From the plot above, we see that the probability that at least two persons have the same initials reaches 50% when the team exceeds around 30 people.

Moreover, notice that this probability becomes close to 100% when the team reaches around 75 people.

For our team

# number of possible two-letter initials
n_initials <- 26^2

# apply function
have_same(n_initials, n_persons)

## [1] 0.0407218

The probability that at least two persons have the same initials in a team of 8 is 4.07%. This is close to the probability found with simulations, and within the range of 3.5%–4.5%.

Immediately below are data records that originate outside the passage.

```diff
     def nested_full_subset_em(self, group_size: int, log_freq, min_hap_prob: float, max_em_its: int = 10000, max_rel_em_conv: float = 1e-3,
                               collapse_precision: float = 0.0) -> dict:
         lf = np.ascontiguousarray(np.concatenate([np.asarray(x, dtype=np.float64) for x in log_freq]) if len(log_freq) else np.zeros(0))
```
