SIGNATURES = {
    "sat_abi_version": (_I, []),
    "sat_is_simulator": (_I, []),
    "sat_last_error": (ctypes.c_char_p, []),
    "sat_conv1d": (_I, [_P] * 12 + [_I] * 10 + [_P]),
    "sat_conv1d_partial_rows": (_I, [_I, _I]),
    "sat_conv1d_bf16x3": (_I, [_P] * 13 + [_I] * 10 + [_P]),
    "sat_conv1d_bf16x3_emit": (_I, [_P] * 13 + [_I] * 10 + [_P] * 4 + [_I, _P]),
    "sat_convtr1d_bf16x3": (_I, [_P] * 13 + [_I] * 9 + [_P]),
    "sat_conv1d_bf16x3_partial_rows": (_I, [_I] * 4),
    "sat_rows_pack": (_I, [_P, _P] + [_I] * 10 + [_P]),
    "sat_rows_pack_bwd": (_I, [_P, _P] + [_I] * 10 + [_P]),
    "sat_rows_unpack": (_I, [_P, _P] + [_I] * 6 + [_F, _P]),
    "sat_rows_unpack_bwd": (_I, [_P, _P, _P] + [_I] * 6 + [_F, _P]),
    "sat_disc_geom": (_I, [_I, _I, _P, _P, _P, _P]),
    "sat_disc_planes": (_I, [_P] * 7 + [_I] * 5 + [_F, _P]),
    "sat_disc_l1_blocks": (_I, []),
    "sat_disc_l1_sum": (_I, [_P, _P, _P, _P, _L, _P]),
    "sat_disc_pack_size": (_L, [_I] * 5),
    "sat_disc_pack_weights": (_I, [_P] * 2 + [_I] * 5 + [_P]),
    "sat_disc_conv": (_I, [_P] * 7 + [_I] * 8 + [_F, _P, _F, _P]),
    "sat_disc_wgrad_nsplit": (_I, [_I] * 6),
    "sat_disc_wgrad": (_I, [_P] * 3 + [_I] * 8 + [_P]),
    "sat_conv1d_k7_plane_rows": (_I, [_I] * 3),
    "sat_conv1d_k7_planes": (_I, [_P] * 5 + [_I] * 4 + [_P]),
    "sat_conv1d_bf16x3_planesq": (_I, [_P, _P, _I] + [_P] * 10 + [_I] * 10 + [_P]),
    "sat_pack_weights_k7q": (_I, [_P, _P, _P, _I, _I, _I, _I, _P]),
    "sat_residual_unit_fwd": (_I, [_P, _P, _I] + [_P] * 11 + [_I] * 6 + [_P] * 4 + [_I, _P]),
    "sat_pack_weights_k7q_size": (_L, [_I, _I, _I, _I]),
    "sat_convtr1d_bf16x3_partial_rows": (_I, [_I] * 4),
    "sat_pack_weights_bf16x3": (_I, [_P, _P, _P, _I, _I, _I, _I, _I, _P]),
    "sat_pack_weights_bf16x3_size": (_L, [_I, _I, _I, _I, _I]),
    "sat_snake_consts": (_I, [_P, _P, _P, _P, _I, _P]),
    "sat_conv_wgrad7_bf16x3": (_I, [_P] * 5 + [_L] * 3 + [_I] * 6 + [_P, _P]),
    "sat_conv_wgrad7_bf16x3_nsplit": (_I, [_I] * 4),
    "sat_conv_wgrad7_bf16x3_fuses_rowsum": (_I, [_I] * 4),
    "sat_conv_wgrad7_planes_ok": (_I, [_I] * 8),
    "sat_conv_wgrad7_planes_nsplit": (_I, [_I] * 4),
    "sat_conv_wgrad7_planes": (_I, [_P, _P, _I, _P, _P, _I, _P] + [_L] * 3 + [_I] * 6 + [_P]),
    "sat_lds_read_tr16_probe": (_I, [_P] * 4),
    "sat_conv_wgrad_bf16x3": (_I, [_P] * 4 + [_I, _P] + [_L] * 3 + [_I] * 8 + [_P, _P]),
    "sat_conv_wgrad_bf16x3_nsplit": (_I, [_I] * 6),
    "sat_convtr1d": (_I, [_P] * 12 + [_I] * 9 + [_P]),
    "sat_convtr1d_partial_rows": (_I, [_I, _I, _I, _I]),
    "sat_conv_wgrad": (_I, [_P, _P, _P, _P, _I, _P, _L, _L, _L] + [_I] * 9 + [_P]),
    "sat_conv_wgrad_nsplit": (_I, [_I] * 7),
    "sat_reduce_splits": (_I, [_P, _P, _L, _I, _F, _I, _P]),
    "sat_ru_k1_bwd_nsplit": (_I, [_I] * 3),
    "sat_ru_k1_pack": (_I, [_P, _P, _P, _I, _P]),
    "sat_ru_k1_bwd": (_I, [_P] * 9 + [_I, _P, _P, _I, _I, _I, _P]),
    "sat_rowsum": (_I, [_P, _P, _I, _I, _I, _P]),
    "sat_rowsum_nsplit": (_I, [_I]),
    "sat_wn_fold": (_I, [_P, _P, _P, _P, _I, _I, _P]),
    "sat_wn_grad": (_I, [_P, _P, _P, _P, _P, _P, _I, _I, _P]),
    "sat_wn_grad_splits": (_I, [_P, _I, _L, _L, _L, _L, _P, _P, _P, _P, _P, _I, _I, _I, _P, _I, _P, _P]),
    "sat_pack_weights": (_I, [_P, _P, _I, _I, _I, _I, _I, _P]),
    "sat_vae_nblocks": (_I, [_L]),
    "sat_vae_sample_fwd": (_I, [_P, _P, _P, _P, _I, _I, _I, _P]),
    "sat_vae_sample_bwd": (_I, [_P, _P, _P, _P, _P, _I, _I, _I, _P]),
    "sat_multi_copy": (_I, [_P, _I, _P]),
    "sat_adamw_step": (_I, [_P, _P, _P, _P, _L, _F, _F, _F, _F, _F, _I, _F, _P, _F, _P]),
    "sat_adamw_step_dev": (_I, [_P, _P, _P, _P, _L, _P, _F, _F, _F, _F, _P, _P]),
    "sat_allreduce_available": (_I, []),
    "sat_allreduce_unique_id": (_I, [_P]),
    "sat_allreduce_init": (_I, [_P, _I, _I, _P]),
    "sat_allreduce_bucket": (_I, [_P, _P, _L, _I, _I, _P]),
    "sat_allreduce_finalize": (_I, [_P]),
    "sat_fir": (_I, [_P, _P, _P, _I, _I, _I, _I, _P]),
    "sat_stft_tiles": (_I, [_I, _I, _I]),
    "sat_stft_fwd": (_I, [_P, _P, _P, _P, _I, _I, _I, _I, _I, _I, _P]),
    "sat_stft_bwd": (_I, [_P, _P, _P, _P, _P, _I, _I, _I, _I, _I, _I, _I, _P]),
    "sat_spec_frames": (_I, [_I, _I, _I]),
    "sat_spec_fwd": (_I, [_P, _P, _I, _I, _I, _I, _I, _P]),
    "sat_spec_bwd": (_I, [_P, _P, _I, _I, _I, _I, _I, _P]),
    "sat_attn_prepare": (_I, [_P, _L, _L, _L, _P, _P, _P, _P, _I, _I, _I, _I, _I, _P]),
    "sat_attention_fwd": (_I, [_P] * 8 + [_I] * 8 + [_F, _I, _P]),
    "sat_attention_rowdot": (_I, [_P, _P, _P, _I, _I, _I, _I, _P]),
    "sat_attention_bwd": (_I, [_P] * 6 + [_I] * 8 + [_F, _I, _P]),
    "sat_edge_conv_ok": (_I, [_I] * 6),
    "sat_edge_conv_partial_rows": (_I, [_I] * 2),
    "sat_edge_conv": (_I, [_P] * 15 + [_I] * 9 + [_P]),
    "sat_edge_conv_wgrad_nsplit": (_I, [_I] * 4),
    "sat_edge_conv_wgrad": (_I, [_P] * 6 + [_I] * 6 + [_P]),
    "sat_attention_cross_ok": (_I, [_I] * 5),
    "sat_attention_cross_fwd": (_I, [_P] * 5 + [_I] * 8 + [_F, _P]),
    "sat_attention_cross_bwd_ws": (_L, [_I] * 5),
    "sat_attention_cross_bwd": (_I, [_P] * 7 + [_L] + [_I] * 8 + [_F, _P]),
    "sat_gemm_bf16": (_I, [_P, _L, _P, _L, _P, _L, _P, _P, _L, _P, _L, _I, _P, _L, _P] + [_I] * 7 + [_P]),
    "sat_gemm_qkv_bf16": (_I, [_P, _L, _P, _L, _P, _I, _P, _P, _P, _P] + [_I] * 8 + [_P]),
    "sat_gemm_qkv_norm_bf16": (_I, [_P, _L, _P, _L, _P, _I, _P, _P, _P, _P] + [_I] * 9 + [_P] * 4 + [_F, _P]),
    "sat_gemm_fp8": (_I, [_P, _L, _P, _L, _P, _L, _P, _P, _L, _P, _L, _I, _P, _L, _P, _P, _P, _P] + [_I] * 6 + [_P]),
    "sat_gemm_qkv_fp8": (_I, [_P, _L, _P, _L, _P, _I, _P, _P, _P, _P, _P, _P, _P] + [_I] * 8 + [_P]),
    "sat_quant_fp8": (_I, [_P, _L, _P, _L, _P, _I, _I, _I, _P]),
    "sat_quant_fp8_rows": (_I, [_P, _L, _P, _L, _P, _I, _I, _I, _P]),
    "sat_absmax_scale": (_I, [_P, _L, _P, _P, _I, _I, _I, _P]),
    "sat_absmax_scale_blocks": (_I, [_I, _I]),
    "sat_splitk_epilogue": (_I, [_P, _I, _P, _P, _L, _P, _L, _I, _I, _I, _P]),
    "sat_cast_bf16": (_I, [_P, _L, _P, _L, _I, _I, _I, _I, _I, _P]),
    "sat_cast_bf16_tpair": (_I, [_P, _L, _P, _L, _I, _I, _I, _I, _P, _L, _P, _L, _I, _I, _I, _I, _P]),
    "sat_cast_bf16_dual": (_I, [_P, _L, _P, _L, _P, _L, _I, _I, _I, _I, _P]),
    "sat_split_bf16x3": (_I, [_P, _L, _P, _L, _I, _I, _I, _P]),
    "sat_layernorm_fwd": (_I, [_P] * 5 + [_L] + [_P] * 3 + [_I] * 3 + [_F, _I, _P]),
    "sat_layernorm_fwd_fp8": (_I, [_P] * 5 + [_L] + [_P] * 2 + [_I] * 3 + [_F, _I, _P]),
    "sat_layernorm_bwd_nblocks": (_I, [_I, _I]),
    "sat_layernorm_bwd": (_I, [_P] * 5 + [_L] + [_P] * 4 + [_I] * 4 + [_P]),
    "sat_layernorm_bwd_res": (_I, [_P] * 5 + [_L] + [_P] * 5 + [_I] * 4 + [_P]),
    "sat_rope_tables": (_I, [_P, _P, _I, _I, _F, _P]),
    "sat_rope_apply": (_I, [_P, _P, _L, _L, _L] + [_I] * 7 + [_P]),
    "sat_qk_norm_fwd": (_I, [_P, _L, _P, _L, _P, _P, _P, _P, _P, _I, _P] + [_I] * 5 + [_F, _I, _P]),
    "sat_qk_norm_bwd_nblocks": (_I, [_L]),
    "sat_qk_norm_bwd": (_I, [_P, _L, _P, _L, _P, _P, _P, _I, _P, _P] + [_I] * 6 + [_P]),
    "sat_swiglu": (_I, [_P, _P, _P, _L, _I, _I, _I, _P]),
    "sat_gate_residual": (_I, [_P, _P, _L, _P, _P, _I, _I, _I, _I, _P]),
    "sat_gate_residual_bwd_nchunks": (_I, [_I]),
    "sat_cfg_step": (_I, [_P, _P, _P, _P, _I, _I, _I, _I, _F, _F, _F, _F, _F, _F, _I, _P]),
    "sat_sampler_step": (_I, [_P, _P, _P, _P, _P, _I, _I, _I, _I, _F, _F, _P, _I, _P]),
    "sat_sampler_step_dev": (_I, [_P, _P, _P, _P, _P, _I, _I, _I, _I, _F, _F, _P, _I, _P]),
    "sat_gate_residual_bwd": (_I, [_P, _P, _P, _L, _P, _P, _I, _I, _I, _I, _P]),
}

For teams of different sizes

We now compute the probability for teams between 1 and 100 persons:

# compute and save probabilities for teams between 1 and 100 persons
probs <- vector(length = max_persons)
for (i in 1:max_persons) {
  probs[i] <- have_same(n_initials, i)
}

# create data frame with saved probabilities and number of persons
dat_plot_theory <- data.frame(
  n_persons = (min_persons - 1):max_persons,
  prob = probs
)

# display first 6 rows
head(dat_plot_theory)

##   n_persons        prob
## 1         1 0.000000000
## 2         2 0.001479290
## 3         3 0.004433493
## 4         4 0.008851688
## 5         5 0.014716471
## 6         6 0.022004071

Finally, we visualize these probabilities in function of the number of persons in the team:

# visualize probabilities
ggplot(dat_plot_theory) +
  aes(x = n_persons, y = probs) +
  geom_line(linewidth = 1) +
  labs(
    x = "# of persons in the team",
    y = "Probability",
    title = "What is the probability that at least 2 persons have the same initials?"
  ) +
  scale_y_continuous(labels = scales::percent) # format y-axis in %

For an easier comparison, we plot probabilities found thanks to simulations and thanks to probability theory on the same plot:

# combine the two data frames into one and add the method as variable
dat_plot_sim$Method <- "Simulations"
dat_plot_theory$Method <- "Theory"
dat_plot_all <- rbind(dat_plot_sim, dat_plot_theory)

# visualize probabilities on same plot
ggplot(dat_plot_all) +
  aes(x = n_persons, y = prob, color = Method) +
  geom_line(linewidth = 1) +
  labs(
    x = "# of persons in the team",
    y = "Probability",
    title = "What is the probability that at least 2 persons have the same initials?"
  ) +
  scale_y_continuous(labels = scales::percent) # format y-axis in %

The plot above shows that results using probability theory are relatively similar to results obtained through simulations, indicating that the simulations are trustworthy.